▸ **Task to complete**
In the entries below, some lines contain "hipStreamDestroy"; work out how many and answer with the figure only.

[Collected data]
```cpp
int ckl_encoder_emit_path(const ckl_encoder* e, int* fused, uint64_t* lds_bytes) {
	if (!e) { set_last_error("crackle_amd: null encoder"); return CKL_ERR_ARG; }
	if (fused) *fused = e->emit_fused ? 1 : 0;
	if (lds_bytes) *lds_bytes = e->emit_lds;
	return CKL_OK;
}

int ckl_encoder_walk_step_kinds(ckl_encoder* e, uint32_t* counts, uint32_t max_slices, uint32_t* n_slices) {
	return guard([&] {
		if (!e || !counts || !n_slices) throw Error(CKL_ERR_ARG, "crackle_amd: null argument");
		const size_t ns = e->last_trail_slices;
		*n_slices = static_cast<uint32_t>(ns);
		if (!ns || !e->t_counters.p || !e->t_events.p) { *n_slices = 0; return; }
		if (ns > max_slices) throw Error(CKL_ERR_ARG, "crackle_amd: counts holds fewer slices than the last run had");
		select_device(e->device);
		DevBuf<uint32_t> d_counts;
		d_counts.ensure(ns * 5);
		hipLaunchKernelGGL(k_trail_step_kinds, dim3(static_cast<uint32_t>(ns)), dim3(kBlock), 0, e->stream, e->t_events.p, e->t_ibase.p, e->t_counters.p + 5 * ns, d_counts.p);
		CKL_HIP(hipMemcpyAsync(counts, d_counts.p, ns * 5 * sizeof(uint32_t), hipMemcpyDeviceToHost, e->stream));
		CKL_HIP(hipStreamSynchronize(e->stream));
	});
}

void ckl_encoder_destroy(ckl_encoder* e) { delete e; }

int ckl_compress(
	const void* labels, int labels_mem, int dtype_bytes, int is_signed,
	int64_t sx, int64_t sy, int64_t sz,
	int allow_pins, int fortran_order, uint64_t markov_model_order,
	int optimize_pins, int auto_bgcolor, int64_t manual_bgcolor,
	int device, uint8_t** out, uint64_t* out_len
) {
	ckl_encoder* e = nullptr;
	try {
		check_dims(sx, sy, sz, dtype_bytes, is_signed);
		if (!out || !out_len) throw Error(CKL_ERR_ARG, "crackle_amd: null argument");
		if (static_cast<uint64_t>(sx) * sy * sz == 0) {
			hand_out(header_bytes(stream_header(dtype_bytes, sx, sy, sz, VolumeStats(), allow_pins != 0, fortran_order != 0, markov_model_order, nullptr)), OutAlloc::MALLOC, out, out_len);
			return CKL_OK;
		}
	}
	catch (const Error& err) { set_last_error(err.what()); return err.status; }
	const int rc = ckl_encoder_create(sx, sy, sz, dtype_bytes, device, &e);
	if (rc != CKL_OK) return rc;
	const EncoderPtr owner(e);
	return guard([&]() -> int {
		const uint64_t bytes = static_cast<uint64_t>(sx) * sy * sz * dtype_bytes;
		const void* dev_labels = labels;
		DevBuf<uint8_t> tmp;
		if (labels_mem == CKL_MEM_HOST && bytes) {
			if (!labels) throw Error(CKL_ERR_ARG, "crackle_amd: null labels");
			tmp.ensure(bytes);
			CKL_HIP(hipMemcpy(tmp.p, labels, bytes, hipMemcpyHostToDevice));
			dev_labels = tmp.p;
		}
		return ckl_encoder_run(e, dev_labels, sx, sy, sz, allow_pins, fortran_order, markov_model_order,
			optimize_pins, auto_bgcolor, manual_bgcolor, nullptr, out, out_len);
	});
}

}
```

crackle_amd/csrc/ckl_encoder.hpp:

```cpp
#pragma once

#include "ckl_common.hpp"

#include <chrono>
#include <utility>

struct VolumeStats { uint64_t max_label = 0, pairs = 0, first = 0, last = 0; };
namespace ckl { namespace dev { struct RunLabels; } }

struct ckl_encoder {
	template <typename T> using DevBuf = ckl::DevBuf<T>;

	int device = 0;
	hipStream_t stream = nullptr;
	hipStream_t stream2 = nullptr;
	hipEvent_t ev0 = nullptr, ev1 = nullptr, ev_in = nullptr;
	hipEvent_t evd0 = nullptr, evd1 = nullptr;
	hipEvent_t ev_prezero = nullptr;
	float pipeline_ms = 0.f, dominant_ms = 0.f;
	int dtype_bytes = 0;

	DevBuf<unsigned long long> d_stats;
	DevBuf<uint4> d_adjm;
	DevBuf<uint32_t> d_slice_err;
	DevBuf<uint64_t> d_cbase, d_sbase, d_kbase, d_pbase, d_bbase, d_out_off, d_comp_off;
	DevBuf<uint32_t> d_ccap, d_scap, d_kcap;
	DevBuf<uint8_t> d_crack_tables;
	DevBuf<uint8_t> d_cp, d_fcode, d_dcode, d_payload, d_boc, d_codes_out, d_model;
	DevBuf<uint32_t> d_code_report;
	uint64_t codes_capacity = 0;
	bool defer_codes = false;
	bool keep_device_stream = false;
	bool async_host_copy = false;
	bool host_copy_pending = false;
	hipStream_t stream_copy = nullptr;
	hipStream_t stream_tab = nullptr;
	hipEvent_t ev_codes = nullptr;
	void* tables_staging = nullptr;
	bool uploads_by_kernel = false;
	hipEvent_t ev_labels_crc = nullptr;
	DevBuf<uint32_t> d_labels_crc;
	DevBuf<uint8_t> d_stream_out;
	uint64_t device_stream_bytes = 0;
	uint64_t last_codes_total = 0;
	DevBuf<uint32_t> d_stack_node, d_stack_code;
	DevBuf<uint32_t> d_chain_node, d_chain_off, d_chain_clen, d_chain_order, d_chain_dst, d_chain_vstart;
	DevBuf<uint32_t> d_n_chains, d_n_raw, d_n_valid, d_payload_len, d_boc_len;
	DevBuf<uint32_t> d_hist;
	DevBuf<uint32_t> d_planes, d_count_vh;
	uint32_t row_words = 0;
	uint64_t plane_words = 0;
	std::vector<uint32_t> count_v, count_h;
	DevBuf<uint64_t> d_rbase;
	DevBuf<uint32_t> d_rcap, d_word_base, d_parent, d_run_start, d_run_cc, d_comp_pix, d_nruns, d_ncomp, d_idbits, d_blk_roots;
	DevBuf<uint16_t> d_run_local;
	DevBuf<uint32_t> d_G, d_crc_acc;
	DevBuf<uint32_t> d_flat_report;
	uint64_t g_table_pixels = 0;
	DevBuf<uint64_t> d_mapping, d_sorted, d_uniq, d_label_hash, d_label_list;
	DevBuf<uint32_t> d_cc_volume;
	DevBuf<uint32_t> d_pin_kept, d_pin_u32;
	DevBuf<uint8_t> d_pin_tables;
	DevBuf<uint64_t> d_pin_u64;
	DevBuf<uint32_t> d_slice_err2, d_n_uniq, d_uniq_blk;
	DevBuf<uint8_t> d_labels_bin;
	const void* planes_for = nullptr;
	const void* trail_for = nullptr;
	bool trail_perm = false;
	int trail_order = 0;
	const ckl::dev::RunLabels* label_src = nullptr;
	std::vector<std::pair<const char*, double>> host_marks;
	VolumeStats planes_stats;
	int64_t planes_dims[3] = { 0, 0, 0 };
	std::vector<uint64_t> h_rbase;
	std::vector<uint32_t> h_rcap;
	std::vector<uint64_t> h_comp_off;
	DevBuf<uint16_t> s_run_lid, s_seam_first, s_seam_last;
	DevBuf<uint32_t> s_sc_w, s_sc_first, s_strip_nruns, s_strip_nsc;
	DevBuf<uint64_t> d_label_slots;
	uint32_t flat_nstrips = 0, flat_strip_rows = 0, flat_strip_cap = 0, flat_resolve_cap = 0;
	int max_lds = 0;
	bool flat_strips = false;
	std::vector<uint32_t> count_special, count_corner;
	DevBuf<uint32_t> d_plane_partial, t_blk_special, t_blk_corner;
	DevBuf<unsigned long long> d_plane_partial_max, d_plane_out;
	uint32_t graph_blocks = 0;
	uint32_t tiles_x = 0, tiles_y = 0, mtx2 = 0;
	uint64_t adjm_stride = 0;
	bool graph_permissible = false;
	bool planes_deferred = false;
	bool trail_zeroed = false;
	DevBuf<uint64_t> t_nbase, t_cobase, t_ibase;
	DevBuf<uint32_t> t_ncap, t_cocap, t_icap, t_max_steps;
	bool emit_fused = false;
	size_t emit_lds = 0;
	size_t last_trail_slices = 0;
	DevBuf<uint32_t> t_counters;
	DevBuf<uint32_t> t_node_vertex, t_vert2node, t_corner_vertex;
	DevBuf<uint8_t> t_node_adj;
	DevBuf<uint32_t> t_dart_end, t_dart_len, t_dart_minv, t_dart_minpos, t_parent, t_start_bits, t_starts;
	DevBuf<uint4> t_dart_codes;
	DevBuf<uint8_t> t_dart_inline;
	DevBuf<unsigned long long> t_compmin;
	DevBuf<uint32_t> t_items, t_item_off, t_chain_item0, t_events, t_chain_ev0, t_ev_lnd, t_ev_item;

	~ckl_encoder() {
		if (ev0) (void)hipEventDestroy(ev0);
		if (ev1) (void)hipEventDestroy(ev1);
		if (evd0) (void)hipEventDestroy(evd0);
		if (evd1) (void)hipEventDestroy(evd1);
		if (ev_in) (void)hipEventDestroy(ev_in);
		if (ev_prezero) (void)hipEventDestroy(ev_prezero);
		if (stream) (void)hipStreamDestroy(stream);
		if (stream2) (void)hipStreamDestroy(stream2);
		if (stream_copy) { (void)hipStreamSynchronize(stream_copy); (void)hipStreamDestroy(stream_copy); }
		if (stream_tab) { (void)hipStreamSynchronize(stream_tab); (void)hipStreamDestroy(stream_tab); }
		if (ev_codes) (void)hipEventDestroy(ev_codes);
		if (tables_staging) ckl::host_out_free(tables_staging);
		if (ev_labels_crc) (void)hipEventDestroy(ev_labels_crc);
	}
};
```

▸ **Result for this task**
4